Apache Cassandra 1.0 Documentation

Initializing a Multiple Node Cluster in a Single Data Center

This document corresponds to an earlier product version. Make sure you are using the version that corresponds to your version.

Latest Cassandra documentation | Earlier Cassandra documentation

In this scenario, data replication is distributed across a single data center.

Data replicates across the data centers automatically and transparently; no ETL work is necessary to move data between different systems or servers. You can configure the number of copies of the data in each data center and Cassandra handles the rest, replicating the data for you. To configure a multiple data center cluster, see Initializing Multiple Data Center Clusters on Cassandra.

Note

In Cassandra, the term data center is a grouping of nodes. Data center is synonymous with replication group, that is, a grouping of nodes configured together for replication purposes. The data replication protects against hardware failure and other problems that cause data loss in a single cluster.

Prerequisites

To correctly configure a multi-node cluster, requires the following:

This information is used to configure the Node and Cluster Initialization Properties in the cassandra.yaml configuration file on each node in the cluster. Each node should be correctly configured before starting up the cluster.

Configuration Example

This example describes installing a six node cluster spanning two racks in a single data center.

You set properties for each node in the cassandra.yaml file. The location of this file depends on the type of installation; see Cassandra Configuration Files Locations or DataStax Enterprise Configuration Files Locations.

Note

After changing properties in the cassandra.yaml file, you must restart the node for the changes to take effect.

To configure a mixed-workload cluster:

  1. The nodes have the following IPs, and one node per rack will serve as a seed:

    • node0 110.82.155.0 (seed1)
    • node1 110.82.155.1
    • node2 110.82.155.2
    • node3 110.82.156.3 (seed2)
    • node4 110.82.156.4
    • node5 110.82.156.5
  2. Calculate the token assignments using the Token Generating Tool.

    Node Token
    node0 0
    node1 28356863910078205288614550619314017621
    node2 56713727820156410577229101238628035242
    node3 85070591730234615865843651857942052864
    node4 113427455640312821154458202477256070485
    node5 141784319550391026443072753096570088106
  3. If you have a firewall running on the nodes in your cluster, you must open certain ports to allow communication between the nodes. See Configuring Firewall Port Access.

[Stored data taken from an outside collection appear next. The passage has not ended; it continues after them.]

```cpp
#pragma unroll
  for (int j = 0; j < S - 1; ++j)
    if (j < nk) src.issue(j, smem + j * STAGE);
  int st = 0;
  int kt = 0;
  for (; kt + S - 1 < nk; ++kt) {
    wait_vmcnt<(S - 2) * G>();
    __builtin_amdgcn_s_barrier();
#ifdef TAVSR_GEMM_TRACE
    if (kt == 0) TAVSR_TRACE_AT(1)
#endif
    const int sn = st == 0 ? S - 1 : st - 1;
    src.issue(kt + S - 1, smem + sn * STAGE);
    compute(st);
    st = st + 1 == S ? 0 : st + 1;
  }
  for (; kt < nk; ++kt) {
    wait_vmcnt<0>();
    __builtin_amdgcn_s_barrier();
    if (kt == nk - 1 && ((kend - kbeg) & 3) != 0) src.fix_last(smem + st * STAGE, kend - kbeg, kt, tid);
    compute(st);
    st = st + 1 == S ? 0 : st + 1;
  }
  TAVSR_TRACE_AT(2)
  if (KW > 1) {
    constexpr int PER = TM * TN * 16;
    float* red = smem;
    float* rsum = smem + (KW - 1) * WM * WN * PER * 64;
    static_assert(((KW - 1) * WM * WN * (PER + TM) * 64) <= S * STAGE, "reduction must fit in the staging ring");
    __syncthreads();
    if (kw > 0) {
      float* r0 = red + ((kw - 1) * WM * WN + w2) * PER * 64 + lane;
#pragma unroll
      for (int i = 0; i < TM; ++i)
#pragma unroll
        for (int j = 0; j < TN; ++j)
#pragma unroll
          for (int r = 0; r < 16; ++r) r0[((i * TN + j) * 16 + r) * 64] = acc[i][j][r];
#pragma unroll
      for (int i = 0; i < TM; ++i) rsum[(((kw - 1) * WM * WN + w2) * TM + i) * 64 + lane] = asum[i];
    }
    __syncthreads();
    if (kw > 0) return;
#pragma unroll
    for (int s2 = 0; s2 < KW - 1; ++s2) {
      const float* r0 = red + (s2 * WM * WN + w2) * PER * 64 + lane;
#pragma unroll
      for (int i = 0; i < TM; ++i)
#pragma unroll
        for (int j = 0; j < TN; ++j)
#pragma unroll
          for (int r = 0; r < 16; ++r) acc[i][j][r] += r0[((i * TN + j) * 16 + r) * 64];
#pragma unroll
      for (int i = 0; i < TM; ++i) asum[i] += rsum[((s2 * WM * WN + w2) * TM + i) * 64 + lane];
// ... 81 lines not shown
```

Before: 412.4.

## Interleave per-piece global-to-LDS DMA issues between MFMAs in GEMM main loop

Splits each source's bulk issue() into per-piece issue_piece() calls and, in the steady-state K loop, slots each DMA issue behind successive MFMA instructions using scheduling barriers and asm register constraints. The aim is to spread the global_load_lds issue cost across the matrix-core stream instead of front-loading it before compute, hiding address-generation and issue latency. Conv sources 4 and 5 keep the DMA-first order, and stateful sources are restructured so their advance logic runs on piece 0, including a changed initial img state. This adds scheduling complexity and risks changing register pressure or the order of the stateful iterator updates.

New measurement: 413.5 (median of 2 runs). About the same (+0.3%).

```diff
diff --git a/tailored-avsr_amd/csrc/gemm.hip b/tailored-avsr_amd/csrc/gemm.hip
--- a/tailored-avsr_amd/csrc/gemm.hip
+++ b/tailored-avsr_amd/csrc/gemm.hip
@@ -210,15 +210,11 @@
       kofs[i] = KMAJOR ? q / (ROWS / 4) : ((q & 7) ^ (((q >> 3) >> 1) & 7)) * 4;
     }
   }
-  __device__ __forceinline__ void issue(int kt, float* img) {
+  __device__ __forceinline__ void issue_piece(int kt, float* img, int i) {
     const TileCtx& c = this->c;
     const int kleft = c.kend - (c.kbeg + kt * kBK);
-    const float* g = this->gk + kt * this->kstep;
-#pragma unroll
-    for (int i = 0; i < P::L::NR; ++i) {
-      const float* chunk = g + this->off[i];
-      dma16(kofs[i] < kleft ? chunk : g_zero_page, img + (i * NT + c.wave * 64) * 4);
-    }
+    const float* chunk = this->gk + kt * this->kstep + this->off[i];
+    dma16(kofs[i] < kleft ? chunk : g_zero_page, P::L::dst(img, i, c.wave));
   }
   __device__ __forceinline__ static void zero_past(float* img, int kt_len, int tid) {
     const int k4 = (kt_len + 3) & ~3;
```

  4. Stop the nodes and clear the data.

    • For packaged installs, run the following commands:

      $ sudo service cassandra stop (stops the service)

      $ sudo rm -rf /var/lib/cassandra/* (clears the data from the default directories)

    • For binary installs, run the following commands from the install directory:

      $ ps auwx | grep cassandra (finds the Cassandra Java process ID [PID])

      $ sudo kill <pid> (stops the process)

      $ sudo rm -rf /var/lib/cassandra/* (clears the data from the default directories)

  5. Modify the following property settings in the cassandra.yaml file for each node:

    Note

    In the - seeds list property, include the internal IP addresses of each seed node.

    node0

    cluster_name: 'MyDemoCluster'
    initial_token: 0
    seed_provider:
      - class_name: org.apache.cassandra.locator.SimpleSeedProvider
        parameters:
             - seeds: "110.82.155.0,110.82.155.3"
    listen_address: 110.82.155.0
    rpc_address: 0.0.0.0
    endpoint_snitch: RackInferringSnitch
    

    node1 to node5

    The properties for the rest of the nodes are the same as Node0 except for the initial_token and listen_address:

    node1

    initial_token: 28356863910078205288614550619314017621
    listen_address: 110.82.155.1
    

    node2

    initial_token: 56713727820156410577229101238628035242
    listen_address: 110.82.155.2
    

    node3

    initial_token: 85070591730234615865843651857942052864
    listen_address: 110.82.155.3
    

    node4

    initial_token: 113427455640312821154458202477256070485
    listen_address: 110.82.155.4
    

    node5

    initial_token: 141784319550391026443072753096570088106
    listen_address: 110.82.155.5
    
  6. After you have installed and configured Cassandra on all nodes, start the seed nodes one at a time, and then start the rest of the nodes.

    Note

    If the node has restarted because of automatic restart, you must stop the node and clear the data directories, as described in above.

    • Packaged installs: sudo service cassandra start

    • Binary installs, run one of the following commands from the install directory:

      bin/cassandra (starts in the background)

      bin/cassandra -f (starts in the foreground)

  7. Check that your ring is up and running:

    • Packaged installs: nodetool ring -h localhost

    • Binary installs:

      cd /<install_directory>

      $ bin/nodetool ring -h localhost

    The ring status is displayed. This can give you an idea of the load balanced within the ring and if any nodes are down. If your cluster is not properly configured, different nodes may show a different ring; this is a good way to check that every node views the ring the same way.